Lotto lightning hits twice

6/25/2008

By DUANE SCHRAG

Salina Journal

ABILENE -- At some point, Hope Higgins just might get used to winning the lottery.

Four years ago, she was one of two winners of a $3 million Super Kansas Cash jackpot.

On Monday night, she won it again, this time for $1.2 million.

"Actually, this is my fourth time to win," she said. The other two winners -- one last year, one the year before -- matched five of the six numbers. She won $2,000 each of those times.

"I was one number away from winning the jackpot," she said.

Higgins, 65, was nearing retirement when she won the jackpot in April 2004. Within a week, she gave notice that she was quitting her job as deputy register of deeds at the Dickinson County Courthouse.

"When we won in '04, we had plans to build onto our house, buy a lot, landscape," she said. "We've done that."

Now she once again is figuring out what to do with three-quarters of a million dollars (by her calculation, after taxes she'll get to keep about $740,000).

"I've got things pretty well worked out with what we're going to do," she said. "This time we're going to help our children out quite a bit. And we're going to donate to some charities, and invest in some securities."

John Higgins, her husband, estimates they each spend about $45 a week on lottery tickets.

"My husband plays all the games, but I concentrate on Kansas Cash," she said. "I feel the odds are better."

They're better than some games, worse than others. The Kansas Lottery Web site says that the odds of winning something in Super Kansas Cash are one in 12 -- for every $100 spent, $92 wins nothing. The odds of winning the jackpot are one in 2.5 million.

You might try this

Hope Higgins says she has some strategies for winning, at least where scratch-off tickets are concerned.

"I think all lottery players know this," she says. "Sometimes, at the beginning of a roll you'll have good luck. Sometimes, at the very end you'll have good luck. If none have been torn off, I feel those are better."

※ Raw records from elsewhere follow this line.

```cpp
static int gn_groups(int ch) {
    int g = std::min(ch / 4, 32);
    while (g > 1 && ch % g != 0) --g;
// ... 967 lines not shown
                a.cot = cot;
                a.shape_hint = shape;
                if (launch_conv_mfma(a, s)) return 0;
                MCVD_HIP_CHECK(hipEventRecord(e0, s));
                for (int r = 0; r < 3; ++r)
                    if (int rc = launch_conv_mfma(a, s)) return rc;
                MCVD_HIP_CHECK(hipEventRecord(e1, s));
                MCVD_HIP_CHECK(hipEventSynchronize(e1));
                float ms = 0.f;
                MCVD_HIP_CHECK(hipEventElapsedTime(&ms, e0, e1));
                if (ms < best_ms) { best_ms = ms; choice = {shape, cot}; }
                return 0;
            };
            auto offer = [&](int id, int cot) -> int {
                a.cot = cot;
                return conv_kernel_usable(id, a) ? time_candidate(id, cot) : 0;
            };
            const int cots[2] = {op.cot, 1};
            for (int ci = 0; ci < (op.cot == 1 ? 1 : 2); ++ci) {
                for (int shape = CK_TILE256; shape <= CK_WINO; ++shape) {
                    if (spade_fused && conv_kernel_usable(CK_WINO, a) && shape != CK_WINO) continue;
                    if (shape == CK_TILE_SPLITK && (op.ks != 3 || !ctx->conv_wdma)) continue;
                    if (shape == CK_WINO && (ci > 0 || !ctx->winograd || !conv_kernel_usable(CK_WINO, a))) continue;
                    const int bpx = shape == CK_TILE256 ? 256 : shape == CK_TILE128 ? 128 : 64;
                    const bool fits = bpx % op.W == 0 && (bpx / op.W <= op.H ? op.H % (bpx / op.W) == 0 : (bpx / op.W) % op.H == 0);
                    if (shape != CK_WINO && !fits) continue;
                    if (int rc = time_candidate(shape, cots[ci])) return rc;
                }
            }
            a.cot = op.cot;
            if (op.alt_kind && !spade_fused && op.gb.kind == REF_NONE) {
                ConvArgs t = a;
                t.shape_hint = op.alt_kind;
                t.stats = (ctx->gn_stats && op.stats.kind != REF_NONE) ? resolve(op.stats, scratch_io, scratch_io, scratch_io, B) : nullptr;
                float* buf = resolve(op.alt_buf, scratch_io, scratch_io, scratch_io, B);
                for (int c = 4; c >= 1; --c) {
                    t.cot = c;
                    if (!gemm_form_usable(op, t)) break;
                    if (gemm_form_args(op, t, buf).cot != c) continue;
                    if (launch_gemm_form(op, t, buf, s)) continue;
                    MCVD_HIP_CHECK(hipEventRecord(e0, s));
                    for (int r = 0; r < 3; ++r)
                        if (int rc = launch_gemm_form(op, t, buf, s)) return rc;
                    MCVD_HIP_CHECK(hipEventRecord(e1, s));
                    MCVD_HIP_CHECK(hipEventSynchronize(e1));
                    float ms = 0.f;
                    MCVD_HIP_CHECK(hipEventElapsedTime(&ms, e0, e1));
                    if (ms < best_ms) { best_ms = ms; choice = {op.alt_kind, c}; }
                }
            }
            if (op.ks == 3 && ctx->winograd)
                if (int rc = offer(CK_WINO_K2, op.cot)) return rc;
            if (op.ks == 3 && ctx->winograd && ctx->bf16x3 && !spade_fused) {
                for (int id : {CK_WINO3, CK_WINO3_K2, CK_WINO3P, CK_WINO3P_K2})
                    if (int rc = offer(id, op.cot)) return rc;
                const bool g8 = op.H == 8 && op.W == 8;
                const long pairs = (g8 ? (B + 1) / 2 : (long)B * (op.H / 8) * (op.W / 16)) * (op.CoutP / (32 * conv_wino_cout_tile(op.Cout)));
                if (2 * pairs < 1024) {
                    for (int id : {CK_WINO3_K4, CK_WINO3P_K4})
                        if (int rc = offer(id, op.cot)) return rc;
                    if (4 * pairs < 1024)
                        if (int rc = offer(CK_WINO3_K8, op.cot)) return rc;
                }
            }
            const bool f16_ok = ctx->f16x2 && a.coef != nullptr;
            if (op.ks == 3 && ctx->winograd && f16_ok && !spade_fused)
                for (int id : {CK_WINO2H, CK_WINO2H_K2})
                    if (int rc = offer(id, op.cot)) return rc;
            if (op.ks == 1 && ctx->conv_dma1) {
                static const int g1_cots[] = {2, 1, 3, 4, 6, 9};
                for (int id : {CK_DMA1, CK_DMA1_CK32}) {
                    int tried = 0;
                    for (int c : g1_cots) {
                        a.cot = c;
                        if ((op.CoutP / 32) % c != 0 || tried >= 3 || !conv_kernel_usable(id, a)) continue;
                        ++tried;
                        if (int rc = time_candidate(id, c)) return rc;
                    }
                }
                if (f16_ok)
                    for (int c = 4; c >= 1; --c)
                        if (int rc = offer(CK_GEMM1_F16X2, c)) return rc;
                if (ctx->bf16x3)
                    for (int c = 4; c >= 1; --c)
                        if (int rc = offer(CK_GEMM1_BF16X3, c)) return rc;
                if (int rc = offer(CK_DMA1_PX64, 1)) return rc;
                if ((op.CoutP / 32) % 2 == 0)
                    if (int rc = offer(CK_DMA1_PX64, 2)) return rc;
            }
            it = best.emplace(k, choice).first;
        }
        tuned_shape[i] = it->second.first;
        tuned_cot[i] = it->second.second;
    }
    (void)hipEventDestroy(e0);
    (void)hipEventDestroy(e1);
    tuned_B = B;
    ++epoch;
    return 0;
}

void mcvd_model::sync_tuning_options() {
    const int sig = (ctx->winograd ? 1 : 0) | (ctx->conv_dma1 ? 2 : 0) | (ctx->bf16x3 ? 4 : 0) | (ctx->f16x2 ? 8 : 0) |
                    (ctx->spade_fuse ? 16 : 0) | (ctx->conv_wdma ? 32 : 0);
    if (sig != tuned_sig) {
        if (tuned_sig >= 0) { tuned_cache.clear(); tuned_B = 0; }
        tuned_sig = sig;
    }
}

int mcvd_model::ensure_f16x2_weights() {
    if (packed_h_valid || packed_h_floats == 0) return 0;
    hipStream_t s = ctx->stream;
    if (!packed_h) MCVD_HIP_CHECK(hipMalloc((void**)&packed_h, (size_t)packed_h_floats * sizeof(float)));
    MCVD_HIP_CHECK(hipMemsetAsync(packed_h, 0, (size_t)packed_h_floats * sizeof(float), s));
    for (const ConvPack& p : packs) {
        if (p.wph < 0) continue;
        if (p.ks == 3) {
            const ParamInfo& w = params[find_param(p.weights[0].c_str())];
            if (int rc = launch_pack_wino2h_weight(blob + w.off, packed_h + p.wph, p.Cout_each, p.Cin, p.CinP, p.CoutP, s)) return rc;
        } else {
            if (int rc = launch_pack_conv1x1_h2(packed + p.wp, packed_h + p.wph, p.CinP, p.CoutP, s, 2)) return rc;
        }
    }
    MCVD_HIP_CHECK(hipStreamSynchronize(s));
    packed_h_valid = true;
    ++epoch;
    return 0;
}

int mcvd_model::ensure_ksplit(int B) {
    size_t need = 0;
    const std::vector<int>* table = nullptr;
    auto it = tuned_cache.find(B);
    if (it != tuned_cache.end() && it->second.first.size() == ops.size()) table = &it->second.first;
    for (size_t i = 0; i < ops.size(); ++i) {
        const Op& op = ops[i];
        if (!(op.kind == OP_CONV && op.ks == 3 && op.wpw >= 0 && op.H * op.W <= 256)) continue;
        int parts = 2;
        const bool g8 = op.H == 8 && op.W == 8;
        const long pairs = (g8 ? (B + 1) / 2 : (long)B * (op.H / 8) * (op.W / 16)) * (op.CoutP / (32 * conv_wino_cout_tile(op.Cout)));
        if (ctx->autotune && !table && tuned_B != B && 2 * pairs < 1024) parts = 4 * pairs < 1024 ? 8 : 4;
        auto deepen = [&](int shape) { parts = std::max(parts, k_parts(shape)); };
        deepen(ctx->conv_shape);
        if (table) deepen((*table)[i]);
        if (tuned_B == B && i < tuned_shape.size()) deepen(tuned_shape[i]);
        need = std::max(need, (size_t)parts * B * op.Cout * op.H * op.W);
    }
    if (need <= ksplit_floats) return 0;
    MCVD_HIP_CHECK(hipStreamSynchronize(ctx->stream));
    if (ksplit_buf) MCVD_HIP_CHECK(hipFree(ksplit_buf));
    ksplit_buf = nullptr;
    ksplit_floats = 0;
    MCVD_HIP_CHECK(hipMalloc((void**)&ksplit_buf, need * sizeof(float)));
    ksplit_floats = need;
    ++epoch;
    return 0;
}

int mcvd_model::prepare_B(int B) {
    if (int rc = ensure_workspace(B)) return rc;
    sync_tuning_options();
    if (int rc = ensure_ksplit(B)) return rc;
    const bool forced_h = pieces(ctx->conv_shape) == 2 || ctx->conv_shape1 == CK_GEMM1_F16X2;
    if (ctx->f16x2 || forced_h)
        if (int rc = ensure_f16x2_weights()) return rc;
    if (!ctx->naive_conv && tuned_B != B) {
// ... 180 lines not shown
```

Measured before the change: 264.6.

## Load 1x1 conv weight pieces straight to registers instead of staging through LDS

The split-operand 1x1 GEMM kernel now loads its weight piece fragments directly from global memory into double-buffered registers with inline-asm dwordx4 loads, two chunks ahead. This replaces the LDS DMA staging and the LDS reads. The vmcnt waits are reworked to count the weight loads separately from the activation DMA, and LDS use drops by the weight buffers, which could raise occupancy. In exchange it needs more VGPRs, so COT=4 is dropped for three pieces, and a new build-time ISA check is added to guard the ordering of the asm loads.

```diff
diff --git a/mcvd_pytorch_amd/csrc/build.py b/mcvd_pytorch_amd/csrc/build.py
--- a/mcvd_pytorch_amd/csrc/build.py
+++ b/mcvd_pytorch_amd/csrc/build.py
@@ -71,6 +71,17 @@
         open(stamp, "w").write(r.stdout)
         if verbose:
             print(r.stdout.strip())
+    q1_obj = os.path.join(OBJ + ("_diag" if diag else ""), "conv1x1_h2.o")
+    q1_stamp = os.path.join(OBJ + ("_diag" if diag else ""), "conv1x1_isa.ok")
+    if not (os.path.exists(q1_stamp) and os.path.getmtime(q1_stamp) >= os.path.getmtime(q1_obj)):
+        r = subprocess.run([sys.executable, os.path.join(ROOT, "tools", "check_conv1x1_isa.py")] + (["--diag"] if diag else []),
+                           capture_output=True, text=True)
+        if r.returncode != 0:
+            os.remove(q1_obj)
+            raise RuntimeError("conv1x1_h2_kernel: generated code violates the asm-load invariants\n" + r.stderr)
+        open(q1_stamp, "w").write(r.stdout)
+        if verbose:
+            print(r.stdout.strip())
     if relink:
         cmd = [HIPCC, "--offload-arch=gfx950", "-shared", "-fPIC", "-o", lib] + objs + ["-ldl"]
         r = subprocess.run(cmd, capture_output=True, text=True)
diff --git a/mcvd_pytorch_amd/csrc/kernels/conv1x1_h2.cpp b/mcvd_pytorch_amd/csrc/kernels/conv1x1_h2.cpp
--- a/mcvd_pytorch_amd/csrc/kernels/conv1x1_h2.cpp
+++ b/mcvd_pytorch_amd/csrc/kernels/conv1x1_h2.cpp
@@ -10,6 +10,18 @@
 typedef unsigned u32x4 __attribute__((ext_vector_type(4)));
 
 __device__ __forceinline__ float silu_q(float v) { return v * __builtin_amdgcn_rcpf(1.0f + __expf(-v)); }
+
+template <int I>
+__device__ __forceinline__ void q1_load_a(u32x4& d, unsigned voff, const unsigned* chunk) {
+    asm volatile("global_load_dwordx4 %0, %1, %2 offset:%3" : "=&v"(d) : "v"(voff), "s"(chunk + (I >> 2) * 1024), "n"((I & 3) * 1024) : "memory");
+}
+template <int NP, int I, int N>
+__device__ __forceinline__ void q1_load_as(u32x4 (*aw)[NP], unsigned voff, const unsigned* chunk) {
+    if constexpr (I < N) {
+        q1_load_a<I>(aw[I / NP][I % NP], voff, chunk);
+        q1_load_as<NP, I + 1, N>(aw, voff, chunk);
+    }
+}
 
 constexpr int Q1_PT = 128;
 constexpr int Q1_CK = 16;
@@ -23,15 +35,12 @@
     constexpr int PPR = PT / 4;
     constexpr int RPS = 256 / PPR;
     constexpr int XSZ = CK * PT;
-    constexpr int WDW = COT * NP * 256;
-    constexpr int WPC = WDW / 4;
+    constexpr int AWN = COT * NP;
     constexpr int MAXX = XSZ / 4 / 256;
-    constexpr int MAXW = (WPC + 255) / 256;
-    constexpr int G = (IM ? 0 : MAXX) + MAXW;
-    static_assert(MAXX * 256 * 4 == XSZ && WPC % 64 == 0, "DMA rounds");
+    constexpr int GX = IM ? 0 : MAXX;
+    static_assert(MAXX * 256 * 4 == XSZ && 3 * AWN + 2 * MAXX < 64, "DMA rounds, vmcnt range");
     extern __shared__ __attribute__((aligned(16))) float smem[];
-    unsigned* sW = reinterpret_cast<unsigned*>(smem);
-    float* sX = smem + NB * WDW;
+    float* sX = smem;
     float* sC = sX + (IM ? 0 : NB * XSZ);
 
     const int tid = threadIdx.x, lane = tid & 63, wave = tid >> 6, l31 = lane & 31, half = lane >> 5;
@@ -52,14 +61,10 @@
     const int voff1 = (xb * a.C1 + x_ci) * HW + xp;
 
     const unsigned* wbase = reinterpret_cast<const unsigned*>(NP == 2 ? a.wph : a.wpb) + PX::HDR + (long)ctile * COT * (NP * 256);
-    const int wave_u = __builtin_amdgcn_readfirstlane(wave);
-    int w_goff[MAXW], w_lds[MAXW];
-#pragma unroll
-    for (int s = 0; s < MAXW; ++s) {
-        const int q0 = (s * 256 + wave_u * 64) % WPC;
-        w_lds[s] = q0 * 4;
-        w_goff[s] = (q0 + lane) * 4;
-    }
+    const int nchunks = Cin / CK;
+    const unsigned aw_voff = lane * 16;
+#define Q1_LOAD_AW(k, AW) q1_load_as<NP, 0, AWN>(AW, aw_voff, wbase + (long)(k) * NS * (NP * 256));
+    u32x4 awA[COT][NP], awB[COT][NP];
 
     const int b_first = (int)(gp0 / HW);
     const int nimg = HW >= PT ? 1 : PT / HW;
@@ -81,12 +86,6 @@
 #define Q1_DMA(ch)                                                                                              \
     {                                                                                                           \
         const int cb = (ch) * CK;                                                                               \
-        const unsigned* wsrc = wbase + (long)(ch) * NS * (NP * 256);                                                  \
-        unsigned* wdst = sW + ((ch) & (NB - 1)) * WDW;                                                          \
-        _Pragma("unroll") for (int s = 0; s < MAXW; ++s)                                                        \
-            __builtin_amdgcn_global_load_lds(                                                                   \
-                (const __attribute__((address_space(1))) void*)(wsrc + w_goff[s]),                              \
-                (__attribute__((address_space(3))) void*)(wdst + w_lds[s]), 16, 0, 0);                          \
         if constexpr (!IM) {                                                                                    \
             const bool second = cb >= a.C0;                                                                     \
             const float* xsrc = second ? a.x1 + (long)(cb - a.C0) * HW : a.x0 + (long)cb * HW;                  \
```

The odds of winning something in the scratch-off games certainly are better. They vary by game, but most are in the one-in-four or one-in-five range -- for every $100 spent, $75 to $80 wins nothing.

When she plays Super Kansas Cash, Higgins never chooses the numbers.

"I have heard it was better to let the computer pick," she said. "I think statistics have proven it."

Winning's still a thrill

Winning big still retains much of its thrill. When the winning numbers were announced Monday evening, she knew she had won the jackpot. She went down to West Stop West, the convenience store where she bought the ticket, to see if she could find out how much it was worth.

"They couldn't tell me because they didn't know how many tickets had been sold; it depends on the number of tickets," she said. She'd have to go to Kansas Lottery headquarters in Topeka to claim the prize.

She was up at 5:30 a.m. Tuesday, she said. On the road by 7:30. And in a couple of hours, she had one of those great big poster-board checks for $1,201,028.

The real one should arrive in a few days.

Should I keep playing?

Meanwhile, she's still mulling whether to keep playing.

"We're trying to decide if we're going to keep playing the lottery," she said. "We may try to play Powerball. It may come over me in the next month. If I get the feeling again, I'll certainly play again."

One of the things she plans to do with these new winnings is tour Kansas, take in some of the sights. But judiciously.

"Especially with the cost of gasoline," she said.